→ Records for the exercise:
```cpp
enum Act : int { ACT_NONE = 0, ACT_RELU = 1, ACT_LRELU = 2, ACT_TANH = 3,
                 ACT_LOGCLAMP = 4 };
// ... 29 lines not shown
    const float* ln_g; const float* ln_b; float ln_eps;
    float* stat_out = nullptr; int stat_nt = 0, stat_w = 0;
    const float* ln_stat = nullptr; int ln_nt = 0, ln_w = 0;
};
struct TraceRec { int cfg; double flops; hipEvent_t e0, e1; int M, N, K, groups; };
struct EngineOpts {
    int force_cfg = -1;
    int t_ks4 = 256, t_ks2 = 640, t32 = 64, t32x32 = 160;
    bool splitk = true;
    int voc_streams = 3;
    bool win_conv = true;
    bool x6_conv = true;
    bool x6_gemm = true;
    int x3h = 15;
    int pair_fuse = 3;
    int* x3h_flag = nullptr;
    int t_x3h_128 = 72;
    int t_x6_256 = 160, t_x6_128 = 72;
    int x6_ks = 4;
    int a_planes = 3;
    bool ldr64 = false;
    int ldr_prio = 3;
    int skinny_rows = 64;
    int attn_lds_min = 640;
    int attn_x6_min = 192;
    bool skinny_tm = true;
    int skinny_pairs = 1;
    int skinny_nw = 16;
    bool markers = false;
    bool trace_on = false;
// ... 12 lines not shown
    const float* X; int ldx;
    int R, C, taps, dil;
    float slope;
    const void* Wh1; const float* inv1; const float* bias1;
    const void* Wh2; const float* inv2; const float* bias2;
    long long wh_ldb;
    const int* valid;
    float* Y; int ldy;
    int reflect = 0;
    int* x3h_flag = nullptr;
    int ldr_prio = 0;
};
struct PairRoute { hipError_t err; int tile; size_t lds; unsigned grid, block; int bm, bmo; };
PairRoute conv_pair_route(const PairP& p, const EngineOpts& o);
hipError_t launch_conv_pair(const PairP& p, hipStream_t s, EngineOpts* o = nullptr);
bool gemm_takes_planes(const GemmP& p, const EngineOpts& o);
bool gemm_writes_planes(const GemmP& p, const EngineOpts& o);
bool gemm_skinny_eligible(const GemmP& p, int max_rows);
hipError_t launch_gemm_skinny(const GemmP& p, hipStream_t s);
bool gemm_skinny_tm_eligible(const GemmP& p, int max_rows);
hipError_t launch_gemm_skinny_tm(const GemmP& p, hipStream_t s);
hipError_t launch_tile_major(const float* W, int N, int K, float* out, hipStream_t s);
int gemm_num_configs();
const char* gemm_config_name(int idx);
int gemm_trace_collect(EngineOpts& o, int cap, const char** names, int64_t* launches, double* flops, double* ms);
int gemm_trace_shapes(EngineOpts& o, char* buf, int cap, int top);

struct LnP {
    const float* x; int ldx;
    const float* gamma; const float* beta; int rows_per_group;
// ... 204 lines not shown
```

### megatts2_amd/csrc/mt2_model.h

```cpp
#pragma once
#include "../../include/megatts2_hip.h"
#include "mt2_kernels.h"

#include <map>
#include <mutex>
#include <stdexcept>
#include <string>
#include <vector>

namespace mt2 {

struct Error : std::runtime_error {
    using std::runtime_error::runtime_error;
};
void check_hip(hipError_t e, const char* what, const char* file, int line);
#define MT2_HIP(x) ::mt2::check_hip((x), #x, __FILE__, __LINE__)
#define MT2_REQUIRE(cond, msg)                                                                   \
    do {                                                                                         \
        if (!(cond)) throw ::mt2::Error(std::string(msg) + " [" #cond "] at " __FILE__ ":" +     \
                                        std::to_string(__LINE__));                               \
    } while (0)

class Arena {
  public:
// ... 55 lines not shown
struct TmRange { const float* base; size_t n; int K; const float* tm; };
struct StackW {
    float *w = nullptr, *b = nullptr, *g = nullptr, *be = nullptr;
    int C = 0, k = 0, nstack = 0, nblock = 0, groups = 0;
    size_t idx(int s, int blk) const { return (size_t)(s * nblock + blk) * groups; }
};
struct EncLayerW {
    float *ln1g, *ln1b, *ln2g, *ln2b, *wqkv, *bqkv, *wo, *bo, *ff0w, *ff0b, *ff1w, *ff1b;
    float *wqkv_l = nullptr, *sqkv = nullptr, *cqkv = nullptr, *ff0_l = nullptr, *sff0 = nullptr, *cff0 = nullptr;
};
struct EncW {
    std::vector<EncLayerW> layers;
    int d = 0, ff = 0, heads = 0;
    bool conv_ff = false;
};
struct UpW { float *wlo, *whi, *bias; int cin, cout, stride; };
struct ResW { ConvW c1[3], c2[3]; int k; int dil[3]; };

struct StageTimer {
    std::vector<std::string> names;
    std::vector<hipEvent_t> ev;
};

}

struct mt2_model {
    mt2_config cfg{};
    bool finalized = false;
    bool has_g = false, has_adm = false, has_plm = false;
    std::map<std::string, mt2::HostTensor> host;
    std::vector<void*> dev_allocs;
// ... 61 lines not shown
```

### megatts2_amd/runtime.py

```python
from __future__ import annotations

import ctypes as C
import math
import os
from typing import Dict, Optional, Sequence

import numpy as np

from . import config as cfgmod
from . import sampling as sampmod

_LIB = None
MAX_POSITIONS = 8192

MT2_RUN_PLM, MT2_RUN_VOCODER, MT2_SKIP_ADM, MT2_PROMPT_VQPE = 1, 2, 4, 8
ACT_NONE, ACT_RELU, ACT_LRELU, ACT_TANH = 0, 1, 2, 3
ACT_LOGCLAMP = 4
MT2_RESAMPLE_NORMALIZE = 1
TRIM_FRAME, TRIM_HOP = 2048, 512
F0_FRAME, F0_WINDOW, F0_MAX_LAG = 1024, 768, 256
DTW_MAX_LEN, DTW_DIR_COLS = 4096, 16


class NativeError(RuntimeError):
# ... 940 lines not shown
    if out is None:
        out = torch.empty(R, Cc, device=X.device, dtype=torch.float32)
    flag = torch.zeros(4, device=X.device, dtype=torch.int32)
    _check(lib.mt2_op_conv_pair(_stream(), _ptr(X), X.shape[1], R, Cc, taps, dil, C.c_float(slope), _ptr(p1), _ptr(i1), _ptr(b1),
                                _ptr(p2), _ptr(i2), _ptr(b2), _ptr(valid), _ptr(out), out.shape[1], pair_fuse, _ptr(flag)))
    return (out, int(flag[0].item())) if want_flag else out


def op_conv_pair_route(R, Cn, taps, dil, flags=0, pair_fuse=7, x3h=15):
    err, lds, grid, block, bm, bmo = C.c_int(0), C.c_longlong(0), C.c_int(0), C.c_int(0), C.c_int(0), C.c_int(0)
    load_library().mt2_conv_pair_route(R, Cn, taps, dil, flags, pair_fuse, x3h, C.byref(err), C.byref(lds), C.byref(grid), C.byref(block),
                                       C.byref(bm), C.byref(bmo))
    return {"err": err.value, "lds": lds.value, "grid": grid.value, "block": block.value, "bm": bm.value, "bmo": bmo.value}


def op_gemm_x6_ln(X, W, bias=None, R=None, M=None, a_mul=1, shift0=0, epi_act=ACT_NONE, force_cfg=-1, want_stats=False,
                  ln=None, eps=1e-5, x3h=False):
    import torch
    lib = load_library()
    K, N = X.shape[1], W.shape[0]
    M = M or X.shape[0]
    dev = X.device
    out = torch.empty(M, N, device=dev, dtype=torch.float32)
    stat = torch.zeros(M, 32, 2, device=dev, dtype=torch.float32) if want_stats else None
    nt, pw = C.c_int32(0), C.c_int32(0)
    ln_stat, ln_nt, ln_w, ln_s = None, 0, 0, None
    if ln is not None:
        gamma, beta, pairs, ln_w = ln
        Wd = W.double().cpu()
        Wl = (W.cpu() * gamma.cpu()[None, :]).to(torch.float32)
# ... 356 lines not shown
```

Baseline: 83780 mel-frames/s.

## Fuse resblock average with stride-2 vocoder upsample into one x3h kernel

Adds an up_mrf kernel that reads the three multi-receptive-field resblock outputs, averages and applies leaky ReLU while staging the window in LDS, then runs both transposed-conv phases for stride-2 upsampling as a single split-f16 MFMA GEMM. The kernel uses concatenated lo/hi weights and a dedicated loader-wave ring. This removes the separate avg3 pass and its intermediate buffer, and replaces two GEMM launches with one. It adds a complex new kernel with f16 split precision and range-flag checks. It falls back to the old path when the shape is unsupported.

After: 84760 mel-frames/s, median of 6. 1.01x the previous value.

```diff
diff --git a/include/megatts2_hip.h b/include/megatts2_hip.h
--- a/include/megatts2_hip.h
+++ b/include/megatts2_hip.h
@@ -281,6 +281,11 @@
 int mt2_op_conv_pair(void* stream, const float* X, int ldx, int R, int C, int taps, int dil, float slope, const void* Wh1,
                      const float* inv1, const float* bias1, const void* Wh2, const float* inv2, const float* bias2,
                      const int32_t* valid, float* Y, int ldy, int pair_fuse, int32_t* range_flag);
+int mt2_up_mrf_route(int R, int ch, int stride, int flags, int up_fuse, int x3h, int off, int* err, long long* lds, int* grid, int* block,
+                     int* bm);
+int mt2_op_up_mrf(void* stream, const float* X0, const float* X1, const float* X2, int ldx, int R, int ch, float scale, float slope,
+                  const void* Wh, const float* inv, const float* bias, const int32_t* valid, float* Y, int ldy, int up_fuse,
+                  int32_t* range_flag);
 int mt2_op_gemm_x3h_ln(void* stream, const float* X, int ldx, int Rx, int a_mul, int shift0, const float* W, const void* W3,
                        const void* Wh, const float* wh_inv, const float* bias, const float* R, int ldr, float* C, int ldc, int M, int N,
                        int K, int epi_act, int force_cfg, float* stat_out, int32_t* stat_nt, int32_t* stat_w, const float* ln_stat,
diff --git a/megatts2_amd/csrc/capi.inc b/megatts2_amd/csrc/capi.inc
--- a/megatts2_amd/csrc/capi.inc
+++ b/megatts2_amd/csrc/capi.inc
@@ -295,6 +295,7 @@
     if (n == "ln_pairs_maxm") return &m->opts.ln_pairs_maxm;
     if (n == "a_planes") return &m->opts.a_planes;
     if (n == "pair_fuse") return &m->opts.pair_fuse;
+    if (n == "up_fuse") return &m->opts.up_fuse;
     return nullptr;
 }
 static bool* option_flag(mt2_model* m, const std::string& n) {
@@ -1169,6 +1170,49 @@
     o.pair_fuse = pair_fuse;
     o.x3h_flag = range_flag;
     MT2_HIP(launch_conv_pair(p, (hipStream_t)stream, &o));
+    MT2_API_END
+}
+
+int mt2_up_mrf_route(int R, int ch, int stride, int flags, int up_fuse, int x3h, int off, int* err, long long* lds, int* grid, int* block,
+                     int* bm) {
+    alignas(128) static char dummy[8 * 128];
+    UpMrfP p{};
+    p.X0 = (const float*)dummy; p.X1 = (flags & 32) ? nullptr : (const float*)(dummy + 128); p.X2 = (const float*)(dummy + 256);
+    p.ldx = ch; p.R = R; p.ch = ch; p.stride = stride; p.scale = 1.0f / 3.0f; p.slope = 0.1f;
+    if (!(flags & 1)) { p.Wh = dummy + 384 + ((flags & 8) ? 16 : 0); p.inv = (const float*)(dummy + 512); }
+    p.bias = (const float*)(dummy + 640 + ((flags & 128) ? 4 : 0));
+    p.wh_ldb = 8ll * ch;
+    p.Y = (float*)(dummy + 768 + ((flags & 4) ? 4 : 0)); p.ldy = ch;
+    if ((flags & 2) && R > 0) p.ldx = (int)((((1ll << 31) / 4 + R - 1) / R + 3) & ~3ll);
+    if (flags & 16) p.ldx = ch + 2;
+    if (flags & 64) p.ldy = ch - 4;
+    EngineOpts o;
+    o.up_fuse = up_fuse;
+    o.x3h = x3h;
+    if (off & 1) o.win_conv = false;
+    if (off & 2) o.x6_conv = false;
+    if (off & 4) o.force_cfg = 0;
+    if (off & 8) o.ldr64 = true;
+    const UpMrfRoute r = up_mrf_route(p, o);
+    if (err) *err = (int)r.err;
+    if (lds) *lds = (long long)r.lds;
+    if (grid) *grid = (int)r.grid;
+    if (block) *block = (int)r.block;
+    if (bm) *bm = r.bm;
+    return 0;
+}
+int mt2_op_up_mrf(void* stream, const float* X0, const float* X1, const float* X2, int ldx, int R, int ch, float scale, float slope,
+                  const void* Wh, const float* inv, const float* bias, const int32_t* valid, float* Y, int ldy, int up_fuse,
+                  int32_t* range_flag) {
+    MT2_API_BEGIN
+    UpMrfP p{};
+    p.X0 = X0; p.X1 = X1; p.X2 = X2; p.ldx = ldx; p.R = R; p.ch = ch; p.stride = 2; p.scale = scale; p.slope = slope;
+    p.Wh = Wh; p.inv = inv; p.bias = bias; p.wh_ldb = 8ll * ch;
+    p.valid = valid; p.Y = Y; p.ldy = ldy;
+    EngineOpts o;
+    o.up_fuse = up_fuse;
+    o.x3h_flag = range_flag;
+    MT2_HIP(launch_up_mrf(p, (hipStream_t)stream, &o));
     MT2_API_END
 }
 
diff --git a/megatts2_amd/csrc/gemm_x3h.hip b/megatts2_amd/csrc/gemm_x3h.hip
--- a/megatts2_amd/csrc/gemm_x3h.hip
+++ b/megatts2_amd/csrc/gemm_x3h.hip
@@ -1414,6 +1414,328 @@
     return hipGetLastError();
 }
 
+template <int QS, int BM, int BN, int WGM, int WGN, int NST, int NL>
+__global__ __launch_bounds__((WGM * WGN + NL) * 64) void up_mrf_x3h_kernel(UpMrfP p) {
+    constexpr int NW = WGM * WGN;
+    constexpr int WTM = BM / WGM, WTN = BN / WGN;
+    constexpr int TM = WTM / 32, TN = WTN / 32;
+    constexpr int NPH = WGN == 2 ? 1 : 2;
+    constexpr int CO = BN / 2;
+    constexpr int BPIECES = BN / 8;
+    constexpr int NI = NL;
+    constexpr int B_IT = (BPIECES + NI - 1) / NI;
+    constexpr int STAGE_B = B_IT * NI * 1024;
+    constexpr int NT = (NW + NL) * 64;
+    constexpr int WR = BM + 2, WRp = (WR + 7) & ~7;
+    constexpr int NTASK = QS * WRp * 4, MAXT = (NTASK + NT - 1) / NT;
+    constexpr int NK = 2 * QS;
+    static_assert(NL > 0 && WTM % 32 == 0 && WTN % 32 == 0 && NST >= 3 && (NST - 2) * B_IT < 64 && BN == 32 * QS, "config");
+    static_assert((WGN == 2 && WTN == CO) || (WGN == 1 && TN == 2), "a wave's columns are one phase, or one 32-column tile per phase");
+    static_assert(NK >= NST - 1 && QS >= 2, "the ring's first stages are whole chunks of this launch");
+
+    extern __shared__ __attribute__((aligned(16))) float smem[];
+    const int tid = threadIdx.x, lane = tid & 63;
+    const int wave_all = __builtin_amdgcn_readfirstlane(tid >> 6);
+    const bool loader = wave_all >= NW;
+    const int wave = loader ? wave_all - NW : wave_all;
+    const int wm = wave / WGN, wn = wave % WGN;
+    char* ring = reinterpret_cast<char*>(smem);
+    float* win = smem + NST * STAGE_B / 4;
+
+    const int ntm = (p.R + BM - 1) / BM;
+    const int bid = blockIdx.x;
+    const int xcd = bid & 7, qq = ntm >> 3, rr = ntm & 7;
+    const int tile = (xcd < rr ? xcd * (qq + 1) : rr * (qq + 1) + (xcd - rr) * qq) + (bid >> 3);
+    const int m0 = tile * BM;
+    const int row_first = m0 - 1;
+    const int ldx = p.ldx, Rx = p.R;
+
+    {
+        const float* __restrict__ X = p.X0;
+        const long long zoff_x = (const float*)g_zero16 - X;
+        const int lrow = lane >> 3;
+        constexpr int ppq = WRp >> 3, pieces = QS * ppq;
+        for (int pc = wave_all; pc < pieces; pc += NW + NL) {
+            const int q = pc / ppq, r8 = pc - q * ppq;
+            const int row = r8 * 8 + lrow;
+            const int grow = row_first + row;
+            const int slot = (lane & 7) ^ ((row >> 1) & 7);
+            const bool ok = (row < WR) & ((unsigned)grow < (unsigned)Rx);
+            const long long off = ok ? (long long)grow * ldx + q * 32 + slot * 4 : zoff_x;
+            __builtin_amdgcn_global_load_lds((const __attribute__((address_space(1))) void*)(X + off),
+                                             (__attribute__((address_space(3))) void*)(win + (q * WRp + r8 * 8) * 32), 16, 0, 0);
+        }
+    }
+    f32x4 xb[MAXT][2], xc[MAXT][2];
+#pragma unroll
+    for (int u = 0; u < MAXT; ++u) {
+        const int t = tid + u * NT;
+        const int tt = t < NTASK ? t : 0;
+        const int rbk = tt >> 2, j = tt & 3;
+        const int q = rbk / WRp, row = rbk - q * WRp;
+        const int grow = row_first + row;
+        const bool ok = (t < NTASK) & (row < WR) & ((unsigned)grow < (unsigned)Rx);
+        const long long off = (long long)grow * ldx + q * 32 + j * 8;
+        const float* s1 = ok ? p.X1 + off : (const float*)g_zero16;
+        const float* s2 = ok ? p.X2 + off : (const float*)g_zero16;
+        const int o2 = ok ? 4 : 0;
+        xb[u][0] = *reinterpret_cast<const f32x4*>(s1); xb[u][1] = *reinterpret_cast<const f32x4*>(s1 + o2);
+        xc[u][0] = *reinterpret_cast<const f32x4*>(s2); xc[u][1] = *reinterpret_cast<const f32x4*>(s2 + o2);
+    }
+    constexpr unsigned kOut = 0x80000000u;
+    unsigned vob[B_IT];
+#pragma unroll
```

→ Requirement: The answer must be every line from the entries above that holds the string "PairRoute".

→ Written solution:
struct PairRoute { hipError_t err; int tile; size_t lds; unsigned grid, block; int bm, bmo; };
PairRoute conv_pair_route(const PairP& p, const EngineOpts& o);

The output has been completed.